I gave in with a great show of sulkiness and my mother somehow managed to refrain from boxing my ears.

It was on this, my third visit to Penmarric, that I first met Giles’s children, my three cousins, Raymond, Harry and Clarissa Penmar. In actual fact Giles had only the one child, my cousin Raymond, who was the same age as I was, but Giles’s wife, who was now dead, had taken pity on an orphaned nephew and niece of hers, and Giles had assumed the responsibilities of guardianship when he had allowed her to bring them to live at his house. Harry, the adopted son, was by this time eighteen; his sister Clarissa was a year or two younger than Raymond and myself. I knew nothing about them beyond these sparse facts, and later, particularly where Clarissa was concerned, I was to wish I had remained in ignorance. Why was it that I disliked Clarissa so much? At sixteen when I first saw her I was certainly old enough to appreciate her looks, but dark girls have never attracted me, perhaps because they remind me of my mother and her domineering attitudes, and besides, my dislike of Clarissa went further than a mere antipathy to her good looks. On reflection I suspect that my dislike sprang into existence on our first meeting on the steps of Penmarric, when she insulted me with the cattiness of a fifteen-year-old schoolgirl and gave me forewarning of the spitefulness which I was to encounter, with such disastrous results when we were older. Perhaps even when I first saw her I sensed that her influence on my life was not destined to be benign.

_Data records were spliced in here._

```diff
@@ -379,15 +379,11 @@
                [&](long long w, uint32_t v) { atomicOr(&dst[w], v); }, [&](long long w, uint32_t v) { dst[w] = v; }, threadIdx.x & 31, 32);
 }
 
-__device__ __forceinline__ uint32_t scan_byte(const uint32_t *__restrict__ w, uint32_t i, uint32_t nbytes, uint32_t total_bits)
-{
-    uint32_t b = (w[i >> 2] >> (24 - 8 * (i & 3))) & 0xFF;
-    if (i == nbytes - 1 && (total_bits & 7)) b |= (1u << (8 - (total_bits & 7))) - 1u;
-    return b;
-}
-
-__global__ void k_ge_ffcount(const ScanOut *__restrict__ so, int nscans, const uint32_t *__restrict__ words, uint32_t *__restrict__ ffcount, uint32_t groups_cap,
-                             const uint32_t *__restrict__ flags)
+constexpr int STUFF_THREADS = 128, STUFF_X = 32;
+__device__ __forceinline__ ScanGroup load_scan_group(const uint32_t *w, uint32_t g) { const uint4 q = reinterpret_cast<const uint4 *>(w)[g]; return ScanGroup{{q.x, q.y, q.z, q.w}}; }
+
+__global__ void __launch_bounds__(STUFF_THREADS) k_ge_ffcount(const ScanOut *__restrict__ so, int nscans, const uint32_t *__restrict__ words, uint32_t *__restrict__ ffcount,
+                                                              uint32_t groups_cap, const uint32_t *__restrict__ flags)
 {
     if ((int)blockIdx.y == nscans) {
         const uint32_t used = flags[0] ? 0u : flags[2];
@@ -396,11 +392,8 @@
     }
     const ScanOut o = so[blockIdx.y];
     const uint32_t *w = words + o.word_base;
-    for (uint32_t g = blockIdx.x * blockDim.x + threadIdx.x; g < o.ngroups; g += gridDim.x * blockDim.x) {
-        uint32_t n = 0;
-        for (uint32_t i = g * 16; i < g * 16 + 16 && i < o.nbytes; i++) n += scan_byte(w, i, o.nbytes, o.total_bits) == 0xFF;
-        ffcount[o.group_base + g] = n;
-    }
+    for (uint32_t g = blockIdx.x * blockDim.x + threadIdx.x; g < o.ngroups; g += gridDim.x * blockDim.x)
+        ffcount[o.group_base + g] = stuff_count_group(load_scan_group(w, g), g, o.nbytes, o.total_bits);
 }
 
 __global__ void k_ge_layout(const ScanOut *__restrict__ so, int scans_per_image, int nimages, const uint32_t *__restrict__ ffcount, const uint32_t *__restrict__ ffoff,
@@ -421,20 +414,27 @@
     if (off > out_image_stride) atomicOr(&flags[4], 1u);
 }
 
-__global__ void k_ge_scatter(const ScanOut *__restrict__ so, const uint32_t *__restrict__ words, const uint32_t *__restrict__ ffoff,
-                             const uint32_t *__restrict__ out_off, uint8_t *__restrict__ out, int scans_per_image, size_t out_image_stride, const uint32_t *__restrict__ flags)
-{
+__global__ void __launch_bounds__(STUFF_THREADS) k_ge_scatter(const ScanOut *__restrict__ so, const uint32_t *__restrict__ words, const uint32_t *__restrict__ ffoff,
+                                                              const uint32_t *__restrict__ out_off, uint8_t *__restrict__ out, int scans_per_image, size_t out_image_stride,
+                                                              const uint32_t *__restrict__ flags)
+{
+    __shared__ uint32_t sbuf[STUFF_THREADS * 8 + 1];
+    __shared__ uint32_t range_end;
     if (flags[4]) return;
     const ScanOut o = so[blockIdx.y];
-    const uint32_t *w = words + o.word_base;
-    uint8_t *base = out + (size_t)(blockIdx.y / scans_per_image) * out_image_stride + out_off[blockIdx.y];
-    for (uint32_t g = blockIdx.x * blockDim.x + threadIdx.x; g < o.ngroups; g += gridDim.x * blockDim.x) {
-        uint8_t *dst = base + (size_t)g * 16 + (ffoff[o.group_base + g] - ffoff[o.group_base]);
-        for (uint32_t i = g * 16; i < g * 16 + 16 && i < o.nbytes; i++) {
-            const uint32_t b = scan_byte(w, i, o.nbytes, o.total_bits);
-            *dst++ = (uint8_t)b;
-            if (b == 0xFF) *dst++ = 0;
-        }
+    const uint32_t *w = words + o.word_base, *off = ffoff + o.group_base;
+    const uint32_t start = out_off[blockIdx.y], base = off[0];
+    uint8_t *img = out + (size_t)(blockIdx.y / scans_per_image) * out_image_stride, *sb = reinterpret_cast<uint8_t *>(sbuf);
+    for (uint32_t g0 = blockIdx.x * STUFF_THREADS; g0 < o.ngroups; g0 += gridDim.x * STUFF_THREADS) {
+        const uint32_t g = g0 + threadIdx.x;
+        const uint32_t first = start + g0 * 16 + (off[g0] - base), aligned = first & ~3u;
+        if (g < o.ngroups) {
+            const uint32_t e = stuff_place_group(load_scan_group(w, g), g, o.nbytes, o.total_bits, start + g * 16 + (off[g] - base), aligned, sb);
+            if (g == g0 + STUFF_THREADS - 1 || g == o.ngroups - 1) range_end = e;
+        }
+        __syncthreads();
+        stuff_store(sbuf, aligned, first, range_end, threadIdx.x, STUFF_THREADS, img);
+        __syncthreads();
     }
 }
 
@@ -470,7 +470,7 @@
     if (image_bytes <= est_image_bytes && words_cap) return grow_arena();
     est_image_bytes = image_bytes + image_bytes / 8;
     image_bytes = est_image_bytes;
-    words_cap = (uint32_t)std::min<size_t>((size_t)nimg * (image_bytes / 4 + 1) + 2 * (size_t)NS + 64, 0xFFFFFF00u);
+    words_cap = (uint32_t)std::min<size_t>((size_t)nimg * (image_bytes / 4 + 1) + 5 * (size_t)NS + 64, 0xFFFFFF00u);
     groups_cap = (uint32_t)((size_t)words_cap / 4 + NS + 1);
     out_stride = align_up(image_bytes + image_bytes / 8 + 1024, 256);
     if (!grow_arena() || !grow(d_words, (size_t)words_cap * 4 + 64) || !grow(d_ffcount, (size_t)groups_cap * 4 + 4) || !grow(d_ffoff, (size_t)groups_cap * 4 + 4) ||
@@ -605,14 +605,14 @@
         LT_MARK("k_ge_place");
         n += 2;
     }
-    k_ge_ffcount<<<dim3(32, NS + 1), 128, 0, st>>>(d_so, NS, d_words, d_ffcount, groups_cap, d_flags);
+    k_ge_ffcount<<<dim3(STUFF_X, NS + 1), STUFF_THREADS, 0, st>>>(d_so, NS, d_words, d_ffcount, groups_cap, d_flags);
     LT_MARK("k_ge_ffcount");
     size_t tb = d_temp.capacity();
     cub::DeviceScan::ExclusiveSum(d_temp, tb, d_ffcount.get(), d_ffoff.get(), (int)groups_cap, st);
     LT_MARK("cub_scan");
     k_ge_layout<<<cdiv(nimg, 64), 64, 0, st>>>(d_so, plan.scans_per_image, nimg, d_ffcount, d_ffoff, d_outoff, d_outlen, (uint32_t)out_stride, d_flags);
     LT_MARK("k_ge_layout");
-    k_ge_scatter<<<dim3(32, NS), 128, 0, st>>>(d_so, d_words, d_ffoff, d_outoff, d_out, plan.scans_per_image, out_stride, d_flags);
+    k_ge_scatter<<<dim3(STUFF_X, NS), STUFF_THREADS, 0, st>>>(d_so, d_words, d_ffoff, d_outoff, d_out, plan.scans_per_image, out_stride, d_flags);
     LT_MARK("k_ge_scatter");
     CU(cudaMemcpyAsync(h_small + o_outlen, d_outlen, (size_t)NS * 4, cudaMemcpyDeviceToHost, st));
     CU(cudaMemcpyAsync(h_small + o_dht, d_dht, (size_t)NS * 4 * sizeof(DhtOut), cudaMemcpyDeviceToHost, st));
diff --git a/caesium-clt_b200/csrc/jpeg_gpuenc_core.h b/caesium-clt_b200/csrc/jpeg_gpuenc_core.h
--- a/caesium-clt_b200/csrc/jpeg_gpuenc_core.h
+++ b/caesium-clt_b200/csrc/jpeg_gpuenc_core.h
@@ -408,5 +408,73 @@
     for (int l = 1; l <= 16; l++) { for (int n = 0; n < t.bits[l]; n++, k++) t.code_len[t.vals[k]] = (code++ << 8) | (uint32_t)l; code <<= 1; }
 }
 
-}
-}
+struct ScanGroup { uint32_t w[4]; };
+
+GE_HD uint32_t scan_buffer_words(uint32_t total_bits) { return ((total_bits + 31) / 32 + 4) & ~3u; }
+
+GE_HD uint32_t bswap32(uint32_t x)
+{
+#if defined(__CUDA_ARCH__)
+    return __byte_perm(x, 0u, 0x0123);
+#else
+    return __builtin_bswap32(x);
+#endif
+}
+GE_HD uint32_t ff_bytes(uint32_t x)
+{
+#if defined(__CUDA_ARCH__)
+    return (uint32_t)__popc(__vcmpeq4(x, 0xFFFFFFFFu)) >> 3;
+#else
+    uint32_t c = 0;
+    for (int t = 0; t < 4; t++) c += ((x >> (8 * t)) & 0xFFu) == 0xFFu;
+    return c;
+#endif
+}
+
+GE_HD uint32_t stream_group(ScanGroup &q, uint32_t g, uint32_t nbytes, uint32_t total_bits)
+{
+    const uint32_t n = nbytes - 16 * g < 16 ? nbytes - 16 * g : 16;
+    for (int k = 0; k < 4; k++) {
+        const uint32_t keep = n > 4u * k ? n - 4u * k : 0u;
+        q.w[k] = bswap32(q.w[k]) & (keep >= 4 ? 0xFFFFFFFFu : (1u << (8 * keep)) - 1u);
+    }
+    if (16 * g + n == nbytes && (total_bits & 7)) {
+        const uint32_t pad = (1u << (8 - (total_bits & 7))) - 1u, t = n - 1;
+        for (int k = 0; k < 4; k++) if ((uint32_t)k == t >> 2) q.w[k] |= pad << (8 * (t & 3));
+    }
+    return n;
+}
+
+GE_HD uint32_t stuff_count_group(ScanGroup q, uint32_t g, uint32_t nbytes, uint32_t total_bits)
+{
+    stream_group(q, g, nbytes, total_bits);
+    return ff_bytes(q.w[0]) + ff_bytes(q.w[1]) + ff_bytes(q.w[2]) + ff_bytes(q.w[3]);
+}
+
+GE_HD uint32_t stuff_place_group(ScanGroup q, uint32_t g, uint32_t nbytes, uint32_t total_bits, uint32_t o, uint32_t aligned, uint8_t *sb)
+{
+    const uint32_t n = stream_group(q, g, nbytes, total_bits);
+#if defined(__CUDA_ARCH__)
+#pragma unroll
+#endif
+    for (int t = 0; t < 16; t++) {
+        const uint32_t b = (q.w[t >> 2] >> (8 * (t & 3))) & 0xFFu;
+        if ((uint32_t)t < n) {
+            sb[o++ - aligned] = (uint8_t)b;
+            if (b == 0xFFu) sb[o++ - aligned] = 0;
+        }
+    }
+    return o;
+}
+
+GE_HD void stuff_store(const uint32_t *sbuf, uint32_t aligned, uint32_t first, uint32_t end, uint32_t tid, uint32_t nthreads, uint8_t *out)
+{
+    for (uint32_t a = aligned + 4 * tid; a < end; a += 4 * nthreads) {
+        const uint32_t w = sbuf[(a - aligned) >> 2];
+        if (a >= first && a + 4 <= end) *reinterpret_cast<uint32_t *>(out + a) = w;
+        else for (uint32_t t = 0; t < 4; t++) if (a + t >= first && a + t < end) out[a + t] = (uint8_t)(w >> (8 * t));
+    }
+}
+
+}
+}
```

The trouble began when—to no one’s surprise but my mother’s—we were refused admittance to the house by the butler. My mother at once demanded to see Giles in person, but the butler, who was by this time very white around the gills, said that Mr. Penmar was indisposed and could see no one. It was at this moment that I had the unfortunate idea of parleying with my cousin Raymond; I suppose I thought that two sixteen-year-old youths were more likely to reach a friendly agreement than our parents were, but that was my mistake. When Raymond emerged cautiously from the hall the first thing he did was to order me off the porch as if I had yellow fever.

“You get away from here!” he yelled with the sort of charm that I at once realized was characteristic of him. He was a tall youth with a spoiled mouth, soft hands and a petulant expression. Pitching his voice loud enough to reach my mother, who was waiting with Cousin Robert in the carriage, he added, “Penmarric will never be yours now, so you can go back to London and rot for all I care!”